**What the task requires**
Determine the number of lines below that contain the string "include", and state only that number.

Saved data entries
# Crowsinc/LiveVisionKit

Measured on AMD Instinct MI355X. Metric: stabilized frames/sec (one 4K YUV420 stream per GPU, steady state), higher is better.
Workload: dtype f32

## Files before the change

### include/lvk_hip.h

```cpp
#ifndef LVK_HIP_H
#define LVK_HIP_H

#include <stdint.h>
#include <stddef.h>

#ifdef __cplusplus
extern "C" {
#endif

#define LVK_HIP_OK              0
#define LVK_HIP_ERR_ARG        -1
#define LVK_HIP_ERR_RUNTIME    -2
#define LVK_HIP_ERR_NO_DEVICE  -3

typedef struct lvk_hip_ctx lvk_hip_ctx;


int  lvk_hip_ctx_create(int device, lvk_hip_ctx** out);
int  lvk_hip_ctx_create_on_stream(int device, void* hip_stream, lvk_hip_ctx** out);
void lvk_hip_ctx_destroy(lvk_hip_ctx* ctx);
int  lvk_hip_sync(lvk_hip_ctx* ctx);
void* lvk_hip_stream(lvk_hip_ctx* ctx);
const char* lvk_hip_last_error(lvk_hip_ctx* ctx);
const char* lvk_hip_version(void);
#define LVK_HIP_ABI_VERSION 12
int  lvk_hip_abi_version(void);
int  lvk_hip_device_count(void);
int  lvk_hip_device_usable(int device);

int  lvk_hip_ctx_wait(lvk_hip_ctx* ctx, lvk_hip_ctx* producer);

int lvk_hip_malloc(lvk_hip_ctx* ctx, size_t bytes, void** d_ptr);
int lvk_hip_free(lvk_hip_ctx* ctx, void* d_ptr);
int lvk_hip_trim(lvk_hip_ctx* ctx);
int lvk_hip_upload(lvk_hip_ctx* ctx, void* d_dst, const void* h_src, size_t bytes);
int lvk_hip_download(lvk_hip_ctx* ctx, void* h_dst, const void* d_src, size_t bytes);

int  lvk_hip_host_malloc(lvk_hip_ctx* ctx, size_t bytes, void** h_ptr);
int  lvk_hip_host_free(lvk_hip_ctx* ctx, void* h_ptr);


int lvk_hip_remap_homography(lvk_hip_ctx* ctx,
                             const void* d_src, int src_step, int src_rows, int src_cols,
                             void* d_dst, int dst_step, int dst_rows, int dst_cols,
                             int off_x, int off_y, const float H[9], const uint8_t bg[3], int yuv);

int lvk_hip_remap_mesh(lvk_hip_ctx* ctx,
                       const void* d_src, int src_step, int src_rows, int src_cols,
                       void* d_dst, int dst_step,
                       const float* mesh, int mesh_rows, int mesh_cols, const uint8_t bg[3], int yuv);

int lvk_hip_remap_map(lvk_hip_ctx* ctx, const void* d_src, int src_step, int rows, int cols, void* d_dst, int dst_step,
                      const void* d_map, int map_step, const uint8_t bg[3], int yuv);

#define LVK_REMAP_EXACT 0
#define LVK_REMAP_1LSB  1
int lvk_hip_set_remap_precision(lvk_hip_ctx* ctx, int precision);
int lvk_hip_get_remap_precision(lvk_hip_ctx* ctx);

int lvk_hip_upscale(lvk_hip_ctx* ctx, const void* d_src, int src_step, int src_rows, int src_cols,
                    void* d_dst, int dst_step, int dst_rows, int dst_cols, int yuv);

int lvk_hip_sharpen(lvk_hip_ctx* ctx, const void* d_src, int src_step, int rows, int cols, void* d_dst, int dst_step, float sharpness);

typedef struct lvk_camera_params { double fx, fy, cx, cy, k1, k2, p1, p2, k3; } lvk_camera_params;
int lvk_hip_lens_map_create(lvk_hip_ctx* ctx, const lvk_camera_params* params, int rows, int cols, void** d_map, int view_xywh[4]);
int lvk_hip_lens_map_destroy(lvk_hip_ctx* ctx, void* d_map);
int lvk_hip_warpmesh_apply_lens(lvk_hip_ctx* ctx, const void* d_src, int src_step, int rows, int cols, void* d_dst, int dst_step,
                                const float* mesh, int mesh_rows, int mesh_cols, const uint8_t bg[3], int yuv, const lvk_camera_params* lens);
int lvk_hip_lens_undistort_points(lvk_hip_ctx* ctx, const lvk_camera_params* params, int rows, int cols, double sx, double sy,
                                  const float* pts, int n, float* out);

int lvk_hip_warpmesh_apply_yuv420(lvk_hip_ctx* ctx, const void* d_src, int src_step, int rows, int cols,
                                  void* o_y, int oy_step, void* o_u, int ou_step, void* o_v, int ov_step, int nv12,
                                  const float* mesh, int mesh_rows, int mesh_cols, const uint8_t bg[3]);

int lvk_hip_warpmesh_apply(lvk_hip_ctx* ctx,
                           const void* d_src, int src_step, int rows, int cols,
                           void* d_dst, int dst_step,
                           const float* mesh, int mesh_rows, int mesh_cols, const uint8_t bg[3], int yuv);

int lvk_hip_ingest_yuv420(lvk_hip_ctx* ctx, const void* d_y, int y_step, const void* d_u, int u_step, const void* d_v, int v_step, int nv12,
                          int rows, int cols, void* d_dst, int dst_step);
int lvk_hip_egress_yuv420(lvk_hip_ctx* ctx, const void* d_src, int src_step, int rows, int cols,
                          void* d_y, int y_step, void* d_u, int u_step, void* d_v, int v_step, int nv12);

#define LVK_VIDEO_FORMAT_I420 1
#define LVK_VIDEO_FORMAT_NV12 2
#define LVK_VIDEO_FORMAT_YVYU 3
#define LVK_VIDEO_FORMAT_YUY2 4
#define LVK_VIDEO_FORMAT_UYVY 5
#define LVK_VIDEO_FORMAT_RGBA 6
#define LVK_VIDEO_FORMAT_BGRA 7
#define LVK_VIDEO_FORMAT_BGRX 8
#define LVK_VIDEO_FORMAT_Y800 9
#define LVK_VIDEO_FORMAT_I444 10
#define LVK_VIDEO_FORMAT_BGR3 11
#define LVK_VIDEO_FORMAT_I422 12
#define LVK_VIDEO_FORMAT_I40A 13
#define LVK_VIDEO_FORMAT_I42A 14
#define LVK_VIDEO_FORMAT_YUVA 15
#define LVK_VIDEO_FORMAT_AYUV 16
int lvk_hip_ingest_obs(lvk_hip_ctx* ctx, int video_format, const void* const d_planes[3], const int steps[3], int rows, int cols, void* d_dst, int dst_step);
int lvk_hip_egress_obs(lvk_hip_ctx* ctx, int video_format, const void* d_src, int src_step, int rows, int cols, void* const d_planes[3], const int steps[3]);
int lvk_hip_obs_frame_format(int video_format);

typedef struct lvk_stab_settings
{
    int detection_width, detection_height;
    int detection_regions_x, detection_regions_y;
    int force_detection;
    float max_feature_density, min_feature_density, accumulation_rate;
    int track_local_motions;
    float temporal_smoothing, local_smoothing;
    int min_motion_samples;
    float acceptance_threshold, uniformity_threshold;
    int predictive_samples;
    float corrective_limit_x, corrective_limit_y;
    float smoothing_steps, response_rate;
    int motion_width, motion_height;
    float background[3];
    int crop_to_stable_region, stabilize_output;
    float min_scene_quality, min_tracking_quality;
} lvk_stab_settings;

typedef struct lvk_stab_stats
{
    float tracking_stability;
    float scene_quality, trust;
    float distribution;
    int n_detected, n_matched, n_tracked, frame_delay;
    double smoothing_factor;
    double homography[9];
} lvk_stab_stats;

#define LVK_FORMAT_BGR 0
#define LVK_FORMAT_BGRA 1
#define LVK_FORMAT_RGB 2
#define LVK_FORMAT_RGBA 3
#define LVK_FORMAT_YUV 4
#define LVK_FORMAT_GRAY 5

typedef struct lvk_hip_stab lvk_hip_stab;

void lvk_stab_default_settings(lvk_stab_settings* s);
int  lvk_hip_stab_create(lvk_hip_ctx* ctx, const lvk_stab_settings* settings, lvk_hip_stab** out);
void lvk_hip_stab_destroy(lvk_hip_stab* stab);
int  lvk_hip_stab_configure(lvk_hip_stab* stab, const lvk_stab_settings* settings);
int  lvk_hip_stab_restart(lvk_hip_stab* stab);
int  lvk_hip_stab_draw_trackers(lvk_hip_stab* stab);
int  lvk_hip_stab_draw_motion_mesh(lvk_hip_stab* stab);
int  lvk_hip_draw_grid(lvk_hip_ctx* ctx, void* d_dst, int dst_step, int rows, int cols, int grid_w, int grid_h, const uint8_t colour[3], int thickness);
int  lvk_hip_draw_crosses(lvk_hip_ctx* ctx, void* d_dst, int dst_step, int rows, int cols, const float* pts_xy, int n,
                          float scale_x, float scale_y, const uint8_t colour[3], int cross_size, int thickness);
int  lvk_hip_draw_points(lvk_hip_ctx* ctx, void* d_dst, int dst_step, int rows, int cols, const float* pts_xy, int n, float scale_x, float scale_y,
                         const uint8_t colour[3], int point_size);
int  lvk_hip_draw_rect(lvk_hip_ctx* ctx, void* d_dst, int dst_step, int rows, int cols, const int rect_xywh[4], const uint8_t colour[3], int thickness);
int  lvk_hip_draw_text(lvk_hip_ctx* ctx, void* d_dst, int dst_step, int rows, int cols, const char* text, int x, int y, const uint8_t colour[3],
                       int scale, int thickness);
int  lvk_hip_stab_set_lens(lvk_hip_stab* stab, const lvk_camera_params* params);
int  lvk_hip_stab_reset_context(lvk_hip_stab* stab);
int  lvk_hip_stab_ready(const lvk_hip_stab* stab);
int  lvk_hip_stab_frame_delay(const lvk_hip_stab* stab);
int  lvk_hip_stab_stable_region(const lvk_hip_stab* stab, int rows, int cols, int rect_xywh[4]);

typedef struct lvk_frame_info { int rows, cols, format; } lvk_frame_info;
int  lvk_hip_stab_next_output(const lvk_hip_stab* stab, int rows, int cols, int format, lvk_frame_info* out);
int  lvk_hip_stab_push(lvk_hip_stab* stab, const void* d_frame, int step, int rows, int cols, uint64_t timestamp, int format,
                       void* d_out, int out_step, int out_rows, int* produced, uint64_t* out_timestamp, const void** released,
                       lvk_frame_info* emitted);

int  lvk_hip_stab_push_yuv420(lvk_hip_stab* stab, const void* d_y, int y_step, const void* d_u, int u_step, const void* d_v, int v_step, int nv12,
                              int rows, int cols, uint64_t timestamp,
                              void* o_y, int oy_step, void* o_u, int ou_step, void* o_v, int ov_step, int o_rows,
                              int* produced, uint64_t* out_timestamp, lvk_frame_info* emitted);
int  lvk_hip_stab_push_obs(lvk_hip_stab* stab, int video_format, const void* const d_planes[3], const int steps[3], int rows, int cols, uint64_t timestamp,
                           void* const o_planes[3], const int o_steps[3], int o_rows, int* produced, uint64_t* out_timestamp, lvk_frame_info* emitted);

int  lvk_hip_stab_push_yuv420_host(lvk_hip_stab* stab, const void* h_y, int y_step, const void* h_u, int u_step, const void* h_v, int v_step, int nv12,
                                   int rows, int cols, uint64_t timestamp,
                                   void* oh_y, int oy_step, void* oh_u, int ou_step, void* oh_v, int ov_step, int o_rows,
                                   int* produced, uint64_t* out_timestamp, lvk_frame_info* emitted);
int  lvk_hip_stab_push_obs_host(lvk_hip_stab* stab, int video_format,
                                const void* const h_planes[3], const int steps[3], int rows, int cols, uint64_t timestamp,
                                void* const oh_planes[3], const int o_steps[3], int o_rows,
                                int* produced, uint64_t* out_timestamp, lvk_frame_info* emitted);
int  lvk_hip_stab_prefetch_yuv420_host(lvk_hip_stab* stab, const void* h_y, int y_step, const void* h_u, int u_step, const void* h_v, int v_step,
                                       int nv12, int rows, int cols);
int  lvk_hip_stab_prefetch_cancel(lvk_hip_stab* stab);
int  lvk_hip_stab_set_overlap(lvk_hip_stab* stab, int enable);
int  lvk_hip_stab_set_bulk_context(lvk_hip_stab* stab, lvk_hip_ctx* bulk);
void* lvk_hip_stab_output_stream(lvk_hip_stab* stab);
int  lvk_hip_stab_set_remap_precision(lvk_hip_stab* stab, int precision);
int  lvk_hip_stab_get_remap_precision(const lvk_hip_stab* stab);


typedef struct lvk_deblock_settings
{
    uint32_t detection_levels;
    uint32_t block_size;
    uint32_t filter_size;
    float filter_scaling;
} lvk_deblock_settings;

typedef struct lvk_hip_deblock lvk_hip_deblock;

void lvk_hip_deblock_default_settings(lvk_deblock_settings* s);
int  lvk_hip_deblock_create(lvk_hip_ctx* ctx, const lvk_deblock_settings* settings, lvk_hip_deblock** out);
int  lvk_hip_deblock_configure(lvk_hip_deblock* deb, const lvk_deblock_settings* settings);
void lvk_hip_deblock_destroy(lvk_hip_deblock* deb);
int  lvk_hip_deblock_apply(lvk_hip_deblock* deb, void* d_frame, int step, int rows, int cols, int format, int region_xywh[4]);
int  lvk_hip_deblock_draw_influence(const lvk_hip_deblock* deb, void* d_frame, int step, int rows, int cols, int format);
int  lvk_hip_deblock_filter_region(const lvk_hip_deblock* deb, int region_xywh[4]);

int  lvk_hip_cas(lvk_hip_ctx* ctx, const void* d_src, int src_step, int rows, int cols, int format, void* d_dst, int dst_step, float sharpness);

int  lvk_hip_reformat(lvk_hip_ctx* ctx, const void* d_src, int src_step, int rows, int cols, int src_format, void* d_dst, int dst_step,
                      int dst_format);

int  lvk_hip_fsr_easu(lvk_hip_ctx* ctx, const void* d_src, int src_step, int rows, int cols, int format, const int region_xywh[4], void* d_dst,
                      int dst_step, int out_rows, int out_cols);
int  lvk_hip_fsr_geometry(int rows, int cols, int out_rows, int out_cols, float multiplier, int maintain_aspect_ratio, const int crop_ltrb[4],
                          int region_xywh[4], int out_rows_cols[2], int* skip);
int  lvk_hip_text_size(const char* text, int scale, int thickness, int wh[2], int* baseline);



int  lvk_hip_stab_prefetch(lvk_hip_stab* stab, const void* d_frame, int step, int rows, int cols, int format);
int  lvk_hip_stab_prefetch_yuv420(lvk_hip_stab* stab, const void* d_y, int y_step, const void* d_u, int u_step, const void* d_v, int v_step,
                                  int nv12, int rows, int cols);
long long lvk_hip_stab_lookahead_frames(lvk_hip_stab* stab);

int lvk_hip_remap_homography_gray(lvk_hip_ctx* ctx, const void* d_src, int src_step, int src_rows, int src_cols,
                                  void* d_dst, int dst_step, int dst_rows, int dst_cols, int off_x, int off_y, const float H[9], uint8_t bg);
int lvk_hip_remap_mesh_gray(lvk_hip_ctx* ctx, const void* d_src, int src_step, int src_rows, int src_cols, void* d_dst, int dst_step,
                            const float* mesh, int mesh_rows, int mesh_cols, uint8_t bg);
int lvk_hip_remap_map_gray(lvk_hip_ctx* ctx, const void* d_src, int src_step, int rows, int cols, void* d_dst, int dst_step,
                           const void* d_map, int map_step, uint8_t bg);
int lvk_hip_warpmesh_apply_gray(lvk_hip_ctx* ctx, const void* d_src, int src_step, int rows, int cols, void* d_dst, int dst_step,
                                const float* mesh, int mesh_rows, int mesh_cols, uint8_t bg);
int lvk_hip_warpmesh_apply_lens_gray(lvk_hip_ctx* ctx, const void* d_src, int src_step, int rows, int cols, void* d_dst, int dst_step,
                                     const float* mesh, int mesh_rows, int mesh_cols, uint8_t bg, const lvk_camera_params* lens);
int  lvk_hip_stab_push_gray(lvk_hip_stab* stab, const void* d_frame, int step, int rows, int cols, uint64_t timestamp,
                            void* d_out, int out_step, int out_rows, int* produced, uint64_t* out_timestamp, const void** released,
                            lvk_frame_info* emitted);
int  lvk_hip_stab_push_gray_host(lvk_hip_stab* stab, const void* h_frame, int step, int rows, int cols, uint64_t timestamp,
                                 void* oh_out, int out_step, int out_rows, int* produced, uint64_t* out_timestamp, lvk_frame_info* emitted);

int lvk_hip_remap_homography_c4(lvk_hip_ctx* ctx, const void* d_src, int src_step, int src_rows, int src_cols,
                                void* d_dst, int dst_step, int dst_rows, int dst_cols, int off_x, int off_y, const float H[9], const uint8_t bg[4]);
int lvk_hip_remap_mesh_c4(lvk_hip_ctx* ctx, const void* d_src, int src_step, int src_rows, int src_cols, void* d_dst, int dst_step,
                          const float* mesh, int mesh_rows, int mesh_cols, const uint8_t bg[4]);
int lvk_hip_remap_map_c4(lvk_hip_ctx* ctx, const void* d_src, int src_step, int rows, int cols, void* d_dst, int dst_step,
                         const void* d_map, int map_step, const uint8_t bg[4]);
int lvk_hip_warpmesh_apply_c4(lvk_hip_ctx* ctx, const void* d_src, int src_step, int rows, int cols, void* d_dst, int dst_step,
                              const float* mesh, int mesh_rows, int mesh_cols, const uint8_t bg[4]);
int lvk_hip_warpmesh_apply_lens_c4(lvk_hip_ctx* ctx, const void* d_src, int src_step, int rows, int cols, void* d_dst, int dst_step,
                                   const float* mesh, int mesh_rows, int mesh_cols, const uint8_t bg[4], const lvk_camera_params* lens);
int  lvk_hip_stab_set_background_alpha(lvk_hip_stab* stab, int alpha);
int  lvk_hip_stab_push_c4(lvk_hip_stab* stab, const void* d_frame, int step, int rows, int cols, uint64_t timestamp, int format,
                          void* d_out, int out_step, int out_rows, int* produced, uint64_t* out_timestamp, const void** released,
                          lvk_frame_info* emitted);
int  lvk_hip_stab_push_c4_host(lvk_hip_stab* stab, const void* h_frame, int step, int rows, int cols, uint64_t timestamp, int format,
                               void* oh_out, int out_step, int out_rows, int* produced, uint64_t* out_timestamp, lvk_frame_info* emitted);

int lvk_hip_upscale_gray(lvk_hip_ctx* ctx, const void* d_src, int src_step, int src_rows, int src_cols, void* d_dst, int dst_step, int dst_rows, int dst_cols);
int lvk_hip_upscale_c4(lvk_hip_ctx* ctx, const void* d_src, int src_step, int src_rows, int src_cols, void* d_dst, int dst_step, int dst_rows, int dst_cols);
int lvk_hip_sharpen_gray(lvk_hip_ctx* ctx, const void* d_src, int src_step, int rows, int cols, void* d_dst, int dst_step, float sharpness);
int lvk_hip_sharpen_c4(lvk_hip_ctx* ctx, const void* d_src, int src_step, int rows, int cols, void* d_dst, int dst_step, float sharpness);
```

**Exercise result**
3